Persons victimized by real estate fraud that have entered into a contract for the purchase, sale or exchange of real estate, should contact an experienced real estate lawyer who understands the Texas real estate fraud statute.
Intentional Misrepresentation – “Common Law” Fraud
As a real estate attorney in San Antonio, my law practice frequently involves handling suits involving fraud by a party to a real estate transaction. These cases range from simple falsehoods to elaborate cover-ups – all of which are designed to mislead the other party to the business deal. When a party relies upon the false misrepresentations of the other, they become victims of fraud. Real estate fraud can have tremendous consequences because of the very nature and importance of real property.
Common law fraud consists of either a knowingly false representation of material fact, or the intentional failure to disclose a material fact where a duty of disclosure exists. In the real estate context, common law fraud generally arises when either:
- a Seller or his real estate agent knowingly makes a false statement about a property with an intent that the Buyer relies on such false statement; or
- a Seller or his real estate agent fails to disclose a material fact about a property, including known defects and title issues, with an intent to effect the Buyer’s decision concerning whether to purchase the property, and at what price. This second type of fraud is referred to a Fraud by Non-Disclosure or “fraudulent concealment.” Notably, a failure to disclose information does not constitute fraud unless there is a duty to disclose the information. Thus, silence may be equivalent to a false representation only when the circumstances of a transaction impose a duty on a party to speak and she deliberately remains silent.
Cases involving real estate fraud are among the most serious presented to a real estate lawyer.
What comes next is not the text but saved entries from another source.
__global__ void rmd_plan_count(const vvcb_rmd_visit* visits, int n, int ctu, PlanState* plan, int pack)
{
  __shared__ unsigned hist[kNumBucketsAll];
  if (threadIdx.x < kNumBucketsAll) hist[threadIdx.x] = 0;
  __syncthreads();
  const int i = blockIdx.x * blockDim.x + threadIdx.x;
  if (i < n) {
    const vvcb_rmd_visit v = visits[i];
    const Shape sh = make_shape(v.log2w, v.log2h);
    const bool packed = pack && small_shape_index(sh.lw, sh.lh) >= 0;
    for (int kind = 0; kind < kNumKinds; kind++) {
      int perItem;
      const int nItems = items_of(kind_slot_count(v, kind, ctu), sh.lanes, perItem, packed);
      if (nItems) atomicAdd(&hist[bucket_of(sh, kind, packed)], (unsigned)nItems);
    }
  }
  __syncthreads();
  if (threadIdx.x < kNumBucketsAll && hist[threadIdx.x]) atomicAdd(&plan->count[threadIdx.x], hist[threadIdx.x]);
}

__global__ void rmd_plan_scan(PlanState* plan)
{
  if (blockIdx.x == 0 && threadIdx.x == 0) {
    unsigned acc = 0;
    for (int b = 0; b < kNumBucketsAll; b++) { plan->offset[b] = acc; acc += plan->count[b]; plan->fill[b] = 0; plan->cursor[b] = 0; }
  }
}

__global__ void rmd_plan_fill(const vvcb_rmd_visit* visits, int n, int ctu, PlanState* plan, WorkItem* items, int pack)
{
  __shared__ unsigned hist[kNumBucketsAll], base[kNumBucketsAll];
  if (threadIdx.x < kNumBucketsAll) hist[threadIdx.x] = 0;
  __syncthreads();
  const int i = blockIdx.x * blockDim.x + threadIdx.x;
  vvcb_rmd_visit v;
  Shape sh = make_shape(2, 2);
  unsigned local[kNumKinds] = { 0, 0, 0 };
  int nItems[kNumKinds] = { 0, 0, 0 }, perItem[kNumKinds] = { 1, 1, 1 }, nSlots[kNumKinds] = { 0, 0, 0 };
  bool packed = false;
  if (i < n) {
    v = visits[i];
    sh = make_shape(v.log2w, v.log2h);
    packed = pack && small_shape_index(sh.lw, sh.lh) >= 0;
    for (int kind = 0; kind < kNumKinds; kind++) {
      nSlots[kind] = kind_slot_count(v, kind, ctu);
      nItems[kind] = items_of(nSlots[kind], sh.lanes, perItem[kind], packed);
      if (nItems[kind]) local[kind] = atomicAdd(&hist[bucket_of(sh, kind, packed)], (unsigned)nItems[kind]);
    }
  }
  __syncthreads();
  if (threadIdx.x < kNumBucketsAll && hist[threadIdx.x])
    base[threadIdx.x] = plan->offset[threadIdx.x] + atomicAdd(&plan->fill[threadIdx.x], hist[threadIdx.x]);
  __syncthreads();
  if (i < n)
    for (int kind = 0; kind < kNumKinds; kind++) {
      const unsigned at = base[bucket_of(sh, kind, packed)] + local[kind];
      for (int k = 0; k < nItems[kind]; k++) {
        WorkItem w;
        w.visit = (uint32_t)i;
        w.slot_begin = (uint16_t)(k * perItem[kind]);
        w.slot_count = (uint16_t)vmin(perItem[kind], nSlots[kind] - k * perItem[kind]);
        items[at + k] = w;
      }
    }
}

For this reason, selection of an experienced real estate attorney is of paramount importance.
As a San Antonio real estate lawyer, I am well-versed in the nuances, and strengths of the Texas Deceptive Trade Practices Act (“DTPA”) as a weapon to be wielded in a real estate dispute. The DTPA is particularly powerful because any false misrepresentation can support a claim, and misrepresentations that may not be fraudulent may still be actionable under the DTPA.
The Texas Supreme Court has held that “[a] DTPA claim does not require that the consumer prove the [defendant] acted knowingly or intentionally. The DTPA requires that the consumer show that the misrepresentation was false and that the false misrepresentation was the producing cause of the consumer’s damages. A consumer is not required to prove intent to make a misrepresentation to recover under the DTPA.” Miller v. Keyser, 90 S.W.3d 712, 716 (Tex. 2002). Thus, even statements that the speaker did not know were false may support a DTPA lawsuit.
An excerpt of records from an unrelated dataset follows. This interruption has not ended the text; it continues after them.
#ifndef LX_CKPT_EVERY
#define LX_CKPT_EVERY 16
#endif
constexpr int kCkptEvery = LX_CKPT_EVERY;
#ifndef LX_CKPT_UNROLL
#define LX_CKPT_UNROLL 4
#endif
#define LX_CKPT_PRAGMA(x) _Pragma(#x)
#define LX_CKPT_UNROLL_N(n) LX_CKPT_PRAGMA(unroll n)
#define LX_CKPT_UNROLL_PRAGMA LX_CKPT_UNROLL_N(LX_CKPT_UNROLL)
#ifndef LX_BT_TILE_AT
#define LX_BT_TILE_AT 40
#endif
#ifndef LX_BT_WAVES
#define LX_BT_WAVES 2
#endif
#ifndef LX_BT_HOPS
#define LX_BT_HOPS 2
#endif
#ifndef LX_BT_REFILL_AT
#define LX_BT_REFILL_AT 24
#endif
#ifndef LX_BT_POOL
#define LX_BT_POOL 32
#endif
#ifndef LX_CKPT_FWD_WAVES
#define LX_CKPT_FWD_WAVES 4
#endif
#ifdef LX_BT_COUNT
__device__ unsigned long long lx_bt_counts[5];
#endif

template <int G>
__host__ __device__ constexpr uint32_t bnd_quad_index(uint32_t quad, uint32_t g)
{
    return quad * G + g;
}
#ifndef LX_CKPT_ROWCK_LANE_MAJOR
#define LX_CKPT_ROWCK_LANE_MAJOR 1
#endif
template <int G, int kCkDw>
__host__ __device__ constexpr uint32_t rowck_quad_index(uint32_t m, uint32_t g, uint32_t x)
{
    return LX_CKPT_ROWCK_LANE_MAJOR ? (m * G + g) * (kCkDw / 4) + x : (m * (kCkDw / 4) + x) * G + g;
}
template <int G, int C>
struct CkptLayout
{
    static constexpr int kCkDw = (C + 3) / 4 * 4;
    __host__ __device__ static constexpr uint64_t bnd_dwords(uint32_t steps_cap) { return (uint64_t)steps_cap * G; }
    __host__ __device__ static constexpr uint64_t slot_dwords(uint32_t steps_cap)
    {
        return bnd_dwords(steps_cap) + (uint64_t)(steps_cap / kCkptEvery) * G * kCkDw;
    }
};

__device__ __forceinline__ uint32_t pack16(int lo, int hi)
{
    return ((uint32_t)lo & 0xffffu) | ((uint32_t)hi << 16);
}

template <int G, int C, bool KNOWN, bool MULTI>
__global__ __launch_bounds__(64, (KNOWN ? LX_CKPT_FWD_WAVES : 3)) void ckpt_forward_kernel(TraceParams p)
{
    using Geo = ScoreGeo<G, C>;
    using Lay = CkptLayout<G, C>;
    extern __shared__ uint32_t lds[];

    int const  lane     = threadIdx.x;
    int const  grp      = lane / G;
    int const  g        = lane % G;
    bool const is_first = (g == 0);
    bool const is_last  = (g == G - 1);

    uint64_t const e     = (uint64_t)blockIdx.x * Geo::kGroups + grp;
    uint64_t       limit = p.n;
    if (p.count_ptr)
    {
        uint64_t const total = *p.count_ptr;
        limit = total > p.chunk_start ? min(p.n, total - p.chunk_start) : 0;
        if ((uint64_t)blockIdx.x * Geo::kGroups >= limit)
            return;
    }
    bool active = e < limit;
    if (active && p.src && p.src[e] == 0xffffffffu)
        active = false;
    bool in_list = e < limit;
    if constexpr (!KNOWN)
    {
        if (p.fixup)
        {
            bool const mine = in_list && p.score_out[e] == -1;
            if (__ballot(mine) == 0)
                return;
            active  = active && mine;
            in_list = mine;
        }
    }

    ScoringDev const * __restrict__ sc = p.sc;
    int const      ge    = sc->ge;
    int const      g2    = sc->g2;
    int const      nrows = p.nrows;
    uint32_t const padt  = (uint32_t)(nrows - 1);

    int             lq = 0, ls = 0;
    uint8_t const * q = p.q_res;
    uint8_t const * s = p.s_res;
    uint64_t        q_off = 0;
    if (e < limit)
    {
        Extension const x = p.ext[e];
        lq    = (int)x.q_len;
// ... 289 lines not shown
            grow   = take ? orow : grow;
            gtie   = take ? ot : gtie;
        }
        bool const take = gbest > run_best;
        run_best  = take ? gbest : run_best;
        run_strip = take ? (MULTI ? panel * G : 0) + gstrip : run_strip;
        run_row   = take ? grow : run_row;
        run_tie   = take ? gtie : run_tie;
    }
    if constexpr (MULTI)
    {
        if (npanels > 1)
        {
            __builtin_amdgcn_fence(__ATOMIC_RELEASE, "workgroup");
            __builtin_amdgcn_s_waitcnt(0);
            __builtin_amdgcn_fence(__ATOMIC_ACQUIRE, "workgroup");
        }
    }
    __builtin_amdgcn_wave_barrier();
    }

    if constexpr (KNOWN)
    {
#pragma unroll
        for (int off = 1; off < G; off <<= 1)
        {
            int const  oc = __shfl_xor(kcol, off), orow = __shfl_xor(krow, off);
            bool const take = oc < kcol;
            kcol = take ? oc : kcol;
            krow = take ? orow : krow;
        }
        if (in_list && is_first)
        {
            EndCell ec{};
            if (bad || (tgt > 0 && kcol == 0x7fffffff))
                ec.score = -1;
            else if (tgt > 0)
            {
                ec.score = tgt;
                ec.q_end = kcol + 1;
                ec.s_end = krow + 1;
            }
            p.ends[e] = ec;
        }
    }
    else
    {
        int const gbest = run_best, gstrip = run_strip, grow = run_row, gtie = run_tie;
        if (in_list && is_first)
        {
            EndCell ec{};
            if (bad)
                ec.score = -1;
            else if (active && gbest > 0)
            {
                ec.score = gbest;
                ec.q_end = -(gstrip + 1);
                ec.s_end = grow + 1;
                ec.flags = (gtie ? kEndAmbiguous : 0) | (int32_t)(ovf_tag << kEndOverflowShift);
            }
            p.ends[e] = ec;
            if (p.score_out)
                p.score_out[e] = bad ? -1 : (active ? gbest : 0);
        }
    }
}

In the real estate context, DTPA claims are frequently asserted in connection with allegations of failure to disclose (concealment/misrepresentation by non-disclosure). These allegations are typically made by a Buyer against a Seller and/or such Seller’s real estate agent. Statements made (or omitted) in a property’s marketing materials, on the Multiple Listing Service or in Seller’s Disclosures usually form the evidentiary basis for DTPA claims related to real estate.
DTPA claims are frequently nebulous; and, thus, challenging to defend. For the Plaintiff they can be difficult to prosecute because of strict procedural requirements. A real estate lawyer who is experienced in handling DTPA claims can be a party’s best asset in any real estate dispute.